The Group has placed this challenge at the center of its strategy: the commitments in the Driving Progress 2023 plan add to the measures already launched and enable AXA to act on three levels: firmly establish the Group’s credibility as an environmental leader with an exemplary carbon footprint; accelerate the Group’s investment commitments; and act with our underwriting policy, the core of our insurance business.
Gilles Moëc
Chief Economist of AXA Group and AXA Investment Managers Head of Research
We develop solutions to empower companies' energy transition.
“Reducing the carbon footprint of AXA’s investments serves two aims. First, we’re protecting the Group from assets that are poorly suited to the critical challenges facing society and evolving regulation, and likely to depreciate in value in the long run. More fundamentally, we want to combat global warming by accelerating the energy transition in the corporate sector, since we’re convinced of the need to act without delay.
AXA recently complemented its commitment to limiting the warming potential of its general account by announcing it would reduce the carbon footprint of this portfolio by 2025. Meeting this goal will not only require new, lower-carbon investments but progress by the companies already in the portfolio, in terms of tangible, quantifiable measures. With 300 opportunities to engage with them every year, we encourage them to set increasingly precise targets and measurable indicators of the speed of decarbonization. The effectiveness of our policy will also depend on our ability to help these companies transition through new solutions and innovative financial products, such as transition bonds.
Our action is in line with collective measures to accelerate the transition to a low-carbon economy. In addition to increasingly stringent regulation, more and more measures are being taken to help companies transform their operations. Those that do will be more resilient than the rest, as we’ve seen during the crisis. Investors are playing a decisive role in this evolution.
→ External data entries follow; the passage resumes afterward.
SIGNATURES = {
    'hfl_version': (c_int, []),
    'hfl_arch': (c_char_p, []),
    'hfl_dwconv_forward_backward': (c_int, [c_void_p, c_void_p, c_void_p, c_void_p, c_int, c_int64,
                                            c_int64, c_int, c_void_p]),
    'hfl_dwconv_weight_backward_workspace': (c_int64, [c_int64, c_int64, c_int]),
    'hfl_dwconv_weight_backward': (c_int, [c_void_p, c_void_p, c_void_p, c_void_p, c_int, c_int64,
                                           c_int64, c_int, c_void_p, c_void_p]),
    'hfl_inverse_neigh': (c_int, [c_void_p, c_void_p, c_int, c_int64, c_int, c_void_p]),
    'hfl_cpe_forward': (c_int, [c_void_p, c_void_p, c_void_p, c_void_p, c_void_p, c_void_p, c_int64,
                                c_int64, c_int, c_float, c_int, c_void_p]),
    'hfl_cpe_forward_save': (c_int, [c_void_p, c_void_p, c_void_p, c_void_p, c_void_p, c_void_p, c_void_p, c_int64,
                                c_int64, c_int, c_float, c_int, c_void_p]),
    'hfl_dwconv_add': (c_int, [c_void_p, c_void_p, c_void_p, c_void_p, c_void_p, c_int64, c_int64, c_int, c_void_p]),
    'hfl_octree_scratch_bytes': (c_int64, [c_int64, c_int, c_int, c_int]),
    'hfl_octree_build_clouds': (c_int, [c_void_p, c_void_p, c_int, c_int64, c_int, c_int, c_int,
                                        c_void_p, c_void_p, c_void_p, c_void_p]),
    'hfl_octree_merge': (c_int, [c_void_p, c_void_p, c_void_p, c_int, c_int, c_int, c_int64,
                                 c_void_p, c_void_p, c_void_p, c_void_p, c_void_p, c_void_p,
                                 c_void_p]),
    'hfl_octree_neigh': (c_int, [c_void_p, c_void_p, c_void_p, c_void_p, c_void_p, c_int64, c_int,
                                 c_int, c_void_p]),
    'hfl_token_meta': (c_int, [c_void_p, c_void_p, c_int64, c_int, c_void_p]),
    'hfl_octree_gather': (c_int, [c_void_p, c_void_p, c_void_p, c_int64, c_int, c_int64, c_void_p]),
    'hfl_prepare_clouds': (c_int, [c_void_p, c_void_p, c_void_p, c_void_p, c_int, c_int, c_int, c_int, c_void_p]),
    'hfl_augment_clouds': (c_int, [c_void_p, c_void_p, c_void_p, c_void_p, c_void_p, c_void_p, c_int, c_void_p, c_void_p,
                                   ctypes.POINTER(AugmentConfig), c_uint64, c_int64, c_void_p, c_void_p]),
    'hfl_voxel_keys': (c_int, [c_void_p, c_void_p, c_void_p, c_void_p, c_void_p, c_int, c_int64, c_double, c_void_p]),
    'hfl_voxel_reduce_workspace': (c_int64, [c_int64]),
    'hfl_voxel_reduce': (c_int, [c_void_p, c_void_p, c_void_p, c_void_p, c_void_p, c_void_p, c_void_p, c_int64, c_int, c_void_p,
                                 c_int64, c_void_p]),
    'hfl_submap_normalise': (c_int, [c_void_p, c_void_p, c_void_p, c_void_p, c_void_p, c_int, c_void_p]),
    'hfl_submap_normalise_rows': (c_int, [c_void_p] * 8 + [c_int, c_void_p]),
    'hfl_voxel_gather_rows': (c_int, [c_void_p, c_void_p, c_int64, c_void_p, c_int64, c_void_p]),
    'hfl_voxel_bounds': (c_int, [c_void_p, c_void_p, c_void_p, c_int, c_int64, c_void_p]),
    'hfl_voxel_occupancy_workspace': (c_int64, [c_int, c_int64]),
    'hfl_voxel_occupancy': (c_int, [c_void_p, c_void_p, c_int, c_int64, c_void_p, c_void_p, c_void_p, c_int, c_int64, c_int64,
                                    c_void_p, c_int64, c_void_p]),
    'hfl_cloth_raster': (c_int, [c_void_p, c_void_p, c_void_p, c_void_p, c_int, c_int64, c_void_p, c_void_p, c_int64, c_float,
                                 c_void_p]),
    'hfl_cloth_simulate': (c_int, [c_void_p, c_void_p, c_void_p, c_void_p, c_void_p, c_void_p, c_int, c_int64, c_float, c_float,
                                   c_float, c_float, c_int, c_int, c_void_p]),
    'hfl_cloth_classify': (c_int, [c_void_p, c_void_p, c_void_p, c_void_p, c_int, c_int64, c_void_p, c_void_p, c_int64, c_float,
                                   c_float, c_void_p]),
    'hfl_cloud_nonfinite': (c_int, [c_void_p, c_void_p, c_void_p, c_int, c_int64, c_void_p]),
    'hfl_knn_cell_keys': (c_int, [c_void_p, c_void_p, c_void_p, c_int, c_int64, c_void_p, c_void_p, c_int64, c_void_p]),
    'hfl_knn_mean_dist': (c_int, [c_void_p] * 9 + [c_int, c_int64, c_void_p, c_int64, c_int, c_void_p]),
    'hfl_outlier_threshold': (c_int, [c_void_p, c_void_p, c_void_p, c_int, c_int64, c_double, c_void_p]),
    'hfl_outlier_mask': (c_int, [c_void_p, c_void_p, c_void_p, c_void_p, c_int, c_int64, c_void_p]),
    'hfl_radius_mask': (c_int, [c_void_p, c_void_p, c_int64, c_double, c_void_p]),
    'hfl_tap_lists_workspace': (c_int64, [c_int64, c_int]),
    'hfl_tap_lists': (c_int, [c_void_p, c_void_p, c_void_p, c_void_p, c_int64, c_int, c_void_p, c_void_p]),
    'hfl_tap_lists_multi': (c_int, [c_int, c_void_p, c_void_p, c_void_p, c_void_p, c_void_p, c_void_p, c_void_p, c_void_p]),
    'hfl_tap_tiles': (c_int, [c_void_p, c_void_p, c_int, c_int, c_int, c_void_p]),
    'hfl_pad_index': (c_int, [c_void_p, c_void_p, c_int, c_int64, c_void_p]),
    'hfl_pad_rows': (c_int, [c_void_p, c_void_p, c_void_p, c_int, c_int64, c_int64, c_void_p]),
    'hfl_mixer_tail': (c_int, [c_void_p] * 6 + [c_int] * 5 + [c_void_p]),
    'hfl_attn_pool_ok': (c_int, [c_int]),
    'hfl_attn_pool_workspace': (c_int64, [c_int, c_int, c_int, c_int64]),
    'hfl_attn_pool': (c_int, [c_void_p, c_int64, c_void_p, c_void_p, c_void_p, c_int, c_int, c_int, c_int64, c_float, c_void_p,
                              c_int64, c_void_p]),
    'hfl_window_attention_fwd': (c_int, [c_void_p, c_void_p, c_void_p, c_void_p,
                                         ctypes.POINTER(WindowAttnDesc), c_void_p]),
    'hfl_window_attention_fwd_ex': (c_int, [c_void_p, c_void_p, c_void_p, c_void_p, c_void_p,
                                            ctypes.POINTER(WindowAttnDesc), c_int, c_void_p]),
    'hfl_window_attention_fwd_multi': (c_int, [c_int, c_void_p, c_void_p, c_void_p, c_void_p, c_void_p, c_int, c_void_p]),
    'hfl_layer_norm_split3': (c_int, [c_void_p, c_void_p, c_void_p, c_void_p, c_int64, c_int64,
                                      c_float, c_void_p]),
    'hfl_add_layer_norm_split3': (c_int, [c_void_p, c_void_p, c_void_p, c_void_p, c_void_p, c_void_p,
                                          c_void_p, c_int64, c_int64, c_float, c_void_p]),
    'hfl_add_bias': (c_int, [c_void_p, c_void_p, c_void_p, c_void_p, c_int64, c_int64, c_void_p]),
    'hfl_bias_gelu_split3': (c_int, [c_void_p, c_void_p, c_void_p, c_int64, c_int64, c_void_p]),
    'hfl_split3': (c_int, [c_void_p, c_void_p, c_int64, c_int64, c_void_p]),
    'hfl_window_attention_bwd': (c_int, [c_void_p, c_void_p, c_void_p, c_void_p, c_void_p, c_void_p,
                                         ctypes.POINTER(WindowAttnDesc), c_void_p]),
    'hfl_window_attention_bwd_workspace': (c_int64, [ctypes.POINTER(WindowAttnDesc)]),
    'hfl_window_attention_bwd_det': (c_int, [c_void_p, c_void_p, c_void_p, c_void_p, c_void_p, c_void_p,
                                             ctypes.POINTER(WindowAttnDesc), c_void_p, c_void_p]),
    'hfl_window_attention_bwd_split2': (c_int, [c_void_p, c_void_p, c_void_p, c_void_p, c_void_p, c_void_p,
                                                ctypes.POINTER(WindowAttnDesc), c_void_p, c_void_p]),
    'hfl_relay_attention_bwd': (c_int, [c_void_p, c_void_p, c_void_p, c_void_p, c_void_p, c_int, c_int,
                                        c_float, c_int, c_void_p]),
    'hfl_inverse_table': (c_int, [c_void_p, c_int64, c_void_p, c_int64, c_int, c_void_p]),
    'hfl_octree_gather_bwd': (c_int, [c_void_p, c_void_p, c_void_p, c_int64, c_int, c_int64, c_void_p]),
    'hfl_relay_token_init_bwd': (c_int, [c_void_p, c_void_p, c_void_p, c_int64, c_int32, c_int32,
                                         c_int64, c_void_p]),
    'hfl_linear_x3': (c_int, [c_void_p, c_void_p, c_void_p, c_void_p, c_void_p, c_int64, c_int, c_int, c_int, c_void_p]),
    'hfl_linear_x6_grouped_gather': (c_int, [c_void_p, c_void_p, c_void_p, c_void_p, c_int64, c_void_p, c_int64, c_int64, c_int, c_int,
                                     c_void_p]),
    'hfl_linear_x6_padded_k': (c_int64, [c_int64]),
    'hfl_linear_x6_pack': (c_int, [c_void_p, c_void_p, c_int64, c_int64, c_void_p]),
    'hfl_linear_x6': (c_int, [c_void_p, c_void_p, c_void_p, c_void_p, c_void_p, c_void_p, c_int64, c_int, c_int, c_int, c_void_p]),
    'hfl_linear_x6_gelu_fwd': (c_int, [c_void_p, c_void_p, c_void_p, c_void_p, c_void_p, c_int64, c_int, c_int, c_void_p]),
    'hfl_linear_x6_gelu_bwd': (c_int, [c_void_p, c_void_p, c_void_p, c_void_p, c_int64, c_int, c_int, c_void_p]),
    'hfl_layer_norm_split2': (c_int, [c_void_p, c_void_p, c_void_p, c_void_p, c_int64, c_int64,
                                      c_float, c_void_p]),
    'hfl_layer_norm_relu': (c_int, [c_void_p, c_void_p, c_void_p, c_void_p, c_void_p, c_int64, c_int64, c_float, c_void_p]),
    'hfl_linear_x3_qkv': (c_int, [c_void_p, c_void_p, c_void_p, c_void_p, c_int64, c_int, c_int, c_float, c_void_p]),
    'hfl_window_attention_f16_ok': (c_int, [ctypes.POINTER(WindowAttnDesc), c_int64]),
    'hfl_split2': (c_int, [c_void_p, c_void_p, c_int64, c_int64, c_void_p]),
    'hfl_block_forward_x3_arena': (c_int64, [c_int64, c_int64]),
    'hfl_block_forward_x3': (c_int, [c_void_p, c_void_p, c_void_p, c_void_p]),
    'hfl_block_attention_x3_multi': (c_int, [c_int, c_void_p, c_void_p, c_void_p, c_void_p]),
    'hfl_relay_block_forward_x3_arena': (c_int64, [c_int64, c_int64]),
    'hfl_relay_block_forward_x3': (c_int, [c_void_p, c_void_p, c_void_p]),
    'hfl_relay_block_fused_ok': (c_int, [c_void_p, c_void_p]),
    'hfl_relay_block_fused_x3': (c_int, [c_void_p, c_void_p, c_void_p]),
    'hfl_relay_block_pack_bytes': (c_int64, [c_int]),
    'hfl_relay_block_pack': (c_int, [c_void_p, c_void_p, c_void_p, c_void_p, c_void_p, c_int, c_void_p]),
    'hfl_linear_x3_grouped': (c_int, [c_void_p, c_void_p, c_void_p, c_void_p, c_int64, c_int64, c_int, c_int, c_void_p]),
    'hfl_linear_x3_grouped_gather': (c_int, [c_void_p, c_void_p, c_void_p, c_int64, c_void_p, c_void_p, c_int64, c_int64, c_int,
                                     c_int, c_void_p]),
    'hfl_split2_rows': (c_int, [c_void_p, c_void_p, c_void_p, c_int64, c_int64, c_void_p]),
    'hfl_linear_x3_rows': (c_int, [c_void_p, c_void_p, c_void_p, c_void_p, c_void_p, c_void_p, c_int64, c_int, c_int, c_void_p]),
    'hfl_linear_x3_gelu_fwd': (c_int, [c_void_p, c_void_p, c_void_p, c_void_p, c_void_p, c_int64, c_int, c_int, c_void_p]),
    'hfl_linear_x3_gelu_bwd': (c_int, [c_void_p, c_void_p, c_void_p, c_void_p, c_int64, c_int, c_int, c_void_p]),
    'hfl_tap_wgrad': (c_int, [c_void_p, c_void_p, c_void_p, c_void_p, c_int, c_void_p, c_int, c_int, c_int, c_void_p,
                             c_void_p]),
    'hfl_slot_sum': (c_int, [c_void_p, c_void_p, c_void_p, c_void_p, c_int64, c_int64, c_int, c_void_p]),
    'hfl_tap_wgrad_gather': (c_int, [c_void_p, c_void_p, c_void_p, c_void_p, c_void_p, c_void_p, c_int, c_void_p, c_int, c_int,
                                    c_int, c_void_p, c_void_p]),
    'hfl_wgrad_x3_workspace': (c_int64, [c_int64, c_int64, c_int64]),
    'hfl_wgrad_x3': (c_int, [c_void_p, c_void_p, c_void_p, c_void_p, c_int64, c_int64, c_int64, c_void_p, c_void_p]),
    'hfl_wgrad_f32_workspace': (c_int64, [c_int64, c_int64, c_int64]),
    'hfl_wgrad_f32': (c_int, [c_void_p, c_void_p, c_void_p, c_void_p, c_int64, c_int64, c_int64, c_void_p, c_void_p]),
    'hfl_layer_norm_bwd_blocks': (c_int, [c_int64, c_int64]),
    'hfl_layer_norm_bwd_add': (c_int, [c_void_p, c_void_p, c_void_p, c_void_p, c_void_p, c_void_p, c_void_p, c_int64, c_int64,
                                       c_float, c_void_p]),
    'hfl_layer_norm_bwd_finalize': (c_int, [c_void_p, c_void_p, c_void_p, c_void_p, c_int, c_int64, c_void_p]),
    'hfl_layer_norm_bwd': (c_int, [c_void_p, c_void_p, c_void_p, c_void_p, c_void_p, c_void_p, c_int64, c_int64,
                                   c_float, c_void_p]),
    'hfl_set_variant': (c_int, [c_char_p, c_int]),
    'hfl_smoothap_rows': (c_int, [c_void_p, c_void_p, c_void_p, c_void_p, c_void_p, c_void_p, c_int, c_int,
                                  c_float, c_void_p]),
    'hfl_pairwise_dist': (c_int, [c_void_p, c_void_p, c_int, c_int, c_void_p]),
    'hfl_pairwise_dist_bwd': (c_int, [c_void_p, c_void_p, c_void_p, c_void_p, c_int, c_int, c_void_p]),
    'hfl_batch_masks': (c_int, [c_void_p, c_void_p, c_void_p, c_void_p, c_int, c_void_p, c_void_p, c_void_p, c_void_p, c_int,
                                c_void_p]),
    'hfl_radius_lists': (c_int, [c_void_p, c_void_p, c_void_p, c_void_p, c_void_p, c_void_p, c_int64, c_void_p, c_int64, c_double,
                                 c_double, c_int, c_void_p]),
    'hfl_transform_points': (c_int, [c_void_p, c_void_p, c_void_p, c_void_p, c_int64, c_int64, c_void_p]),
    'hfl_nn_dist': (c_int, [c_void_p, c_void_p, c_void_p, c_void_p, c_int64, c_void_p, c_void_p, c_int64, c_void_p, c_int64,
                            c_int64, c_void_p]),
    'hfl_pair_stats': (c_int, [c_void_p, c_void_p, c_void_p, c_void_p, c_int64, c_int64, ctypes.POINTER(c_float), c_int,
                               c_void_p]),
    'hfl_ema_update': (c_int, [c_void_p, c_int, c_float, c_void_p]),
    'hfl_adam_step': (c_int, [c_void_p, c_int, c_void_p, c_int, c_float, c_void_p]),
    'hfl_kd_rows': (c_int, [c_void_p, c_void_p, c_void_p, c_void_p, c_int, c_int, c_float, c_void_p]),
    'hfl_gemm_bf16_tn': (c_int, [c_void_p, c_void_p, c_void_p, c_int64, c_int, c_int, c_void_p]),
    'hfl_gemm_bf16': (c_int, [c_void_p, c_void_p, c_void_p, c_void_p, c_void_p, c_int64, c_int, c_int, c_void_p]),
    'hfl_window_rpe_expand_size': (c_int64, [c_int, c_int, c_int, c_int]),
    'hfl_window_rpe_expand': (c_int, [c_void_p, c_void_p, c_int, c_int, c_int, c_int, c_void_p]),
    'hfl_relay_attention_fwd': (c_int, [c_void_p, c_void_p, c_void_p, c_void_p, c_int, c_int,
                                        c_float, c_int, c_void_p]),
    'hfl_relay_attention_f16_fwd': (c_int, [c_void_p, c_void_p, c_void_p, c_void_p, c_int, c_int, c_int, c_void_p, c_int, c_void_p]),
    'hfl_relay_token_init': (c_int, [c_void_p, c_void_p, c_void_p, c_int64, c_int32, c_int32,
                                     c_int64, c_void_p]),
    'hfl_window_stats': (c_int, [c_void_p, c_void_p, c_int64, c_int32, c_int32, c_int, c_void_p]),
    'hfl_layer_norm': (c_int, [c_void_p, c_void_p, c_void_p, c_void_p, c_int64, c_int64, c_float,
                               c_void_p]),
    'hfl_add_layer_norm': (c_int, [c_void_p, c_void_p, c_void_p, c_void_p, c_void_p, c_void_p,
                                   c_void_p, c_int64, c_int64, c_float, c_void_p]),
    'hfl_mlp_fused_pack_bytes': (c_int64, [c_int]),
    'hfl_mlp_fused_pack': (c_int, [c_void_p, c_void_p, c_void_p, c_int, c_void_p]),
    'hfl_ln_mlp_fused': (c_int, [c_void_p, c_void_p, c_void_p, c_void_p, c_float, c_void_p, c_void_p, c_void_p, c_int64, c_int,
                         c_void_p]),
    'hfl_ln_mlp_fused_workspace': (c_int64, [c_int64, c_int]),
    'hfl_mlp_fused_pack_bytes_h': (c_int64, [c_int, c_int]),
    'hfl_mlp_fused_pack_h': (c_int, [c_void_p, c_void_p, c_void_p, c_int, c_int, c_void_p]),
    'hfl_ln_mlp_fused_workspace_h': (c_int64, [c_int64, c_int, c_int]),
    'hfl_ln_mlp_fused_h': (c_int, [c_void_p, c_void_p, c_void_p, c_void_p, c_float, c_void_p, c_void_p, c_void_p, c_int64, c_int,
                                   c_int, c_void_p, c_int64, c_void_p]),
    'hfl_ln_mlp_fused_ws': (c_int, [c_void_p, c_void_p, c_void_p, c_void_p, c_float, c_void_p, c_void_p, c_void_p, c_int64, c_int,
                            c_void_p, c_int64, c_void_p]),
    'hfl_attn_fused_ok': (c_int, [c_void_p, c_int, c_int]),
    'hfl_attn_fused_fwd': (c_int, [c_void_p, c_void_p, c_void_p, c_void_p, c_float, c_void_p, c_void_p, c_float, c_void_p, c_void_p,
                           c_void_p, c_void_p]),
    'hfl_attn_ws_ok': (c_int, [c_void_p, c_int]),
    'hfl_attn_ws_fwd': (c_int, [c_void_p, c_void_p, c_void_p, c_void_p, c_float, c_void_p, c_void_p, c_float, c_void_p,
                        c_void_p, c_void_p, c_void_p, c_void_p]),
    'hfl_qkv_fused_pack_bytes': (c_int64, [c_int]),
    'hfl_qkv_fused_pack': (c_int, [c_void_p, c_void_p, c_int, c_void_p]),
    'hfl_ln_qkv_fused_seg': (c_int, [c_void_p, c_void_p, c_void_p, c_void_p, c_float, c_void_p, c_void_p, c_float, c_int64, c_int,
                                     c_void_p]),
    'hfl_linear_x3_seg': (c_int, [c_void_p, c_void_p, c_void_p, c_void_p, c_void_p, c_int64, c_int, c_int, c_void_p]),
    'hfl_ln_qkv_fused': (c_int, [c_void_p, c_void_p, c_void_p, c_void_p, c_float, c_void_p, c_void_p, c_float, c_int64, c_int,
                         c_void_p]),
    'hfl_segment_softmax': (c_int, [c_void_p, c_void_p, c_int, c_int, c_float, c_void_p]),
    'hfl_row_sq_norms': (c_int, [c_void_p, c_void_p, c_int64, c_int, c_void_p]),
    'hfl_flat_l2_topk_workspace': (c_int64, [c_int64, c_int64, c_int64, c_int]),
    'hfl_flat_l2_topk': (c_int, [c_void_p, c_void_p, c_void_p, c_void_p, c_void_p, c_int64, c_int64, c_int, c_int, c_void_p,
                                 c_int64, c_void_p]),
}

Together, we will have achieved our mission when financing costs are considerably lower for virtuous companies.”
Finance and biodiversity
After joining the Act4nature and Business For Nature coalitions, the Group pledged its support for the Finance For Biodiversity (F4B) initiative at the UN General Assembly in 2020. AXA has also called for the creation of a Taskforce on Nature-related Financial Disclosures (TNFD).
Integrating biodiversity into the insurance business
AXA XL will soon be capable of insuring mangroves and is actively contributing to the Ocean Risk and Resilience Action Alliance (ORRAA) to build strategies for managing ocean risks.
Financial innovation
Compliant with the French government’s socially responsible investment (ISR) standard, AXA IM’s Multi-Asset Optimal Impact fund combines positive impact and performance objectives.
Supporting the energy transition
The range of AXA IM's impact and sustainable development funds reached more than €20 billion of assets under management in 2020. AXA IM has also developed transition bonds, allocating €200 million to supporting companies through their energy transition.
Renaud Guidée
AXA Group Chief Risk Officer (2019-2023)
AXA is extending its impact with a knock-on effect for insurance.
“To rise to the climate challenge, we’re convinced we need to act on our insurance guarantees (recorded as liabilities), as well as our investments (assets). That’s why, on the fifth anniversary of the Paris Agreement, AXA called for the creation of a Net-Zero Insurance Underwriting Alliance, similar to the Net-Zero Asset Owner Alliance in investment. This is a shared commitment to making our core business, underwriting, a driver of transformation to carbon neutrality and action against global warming.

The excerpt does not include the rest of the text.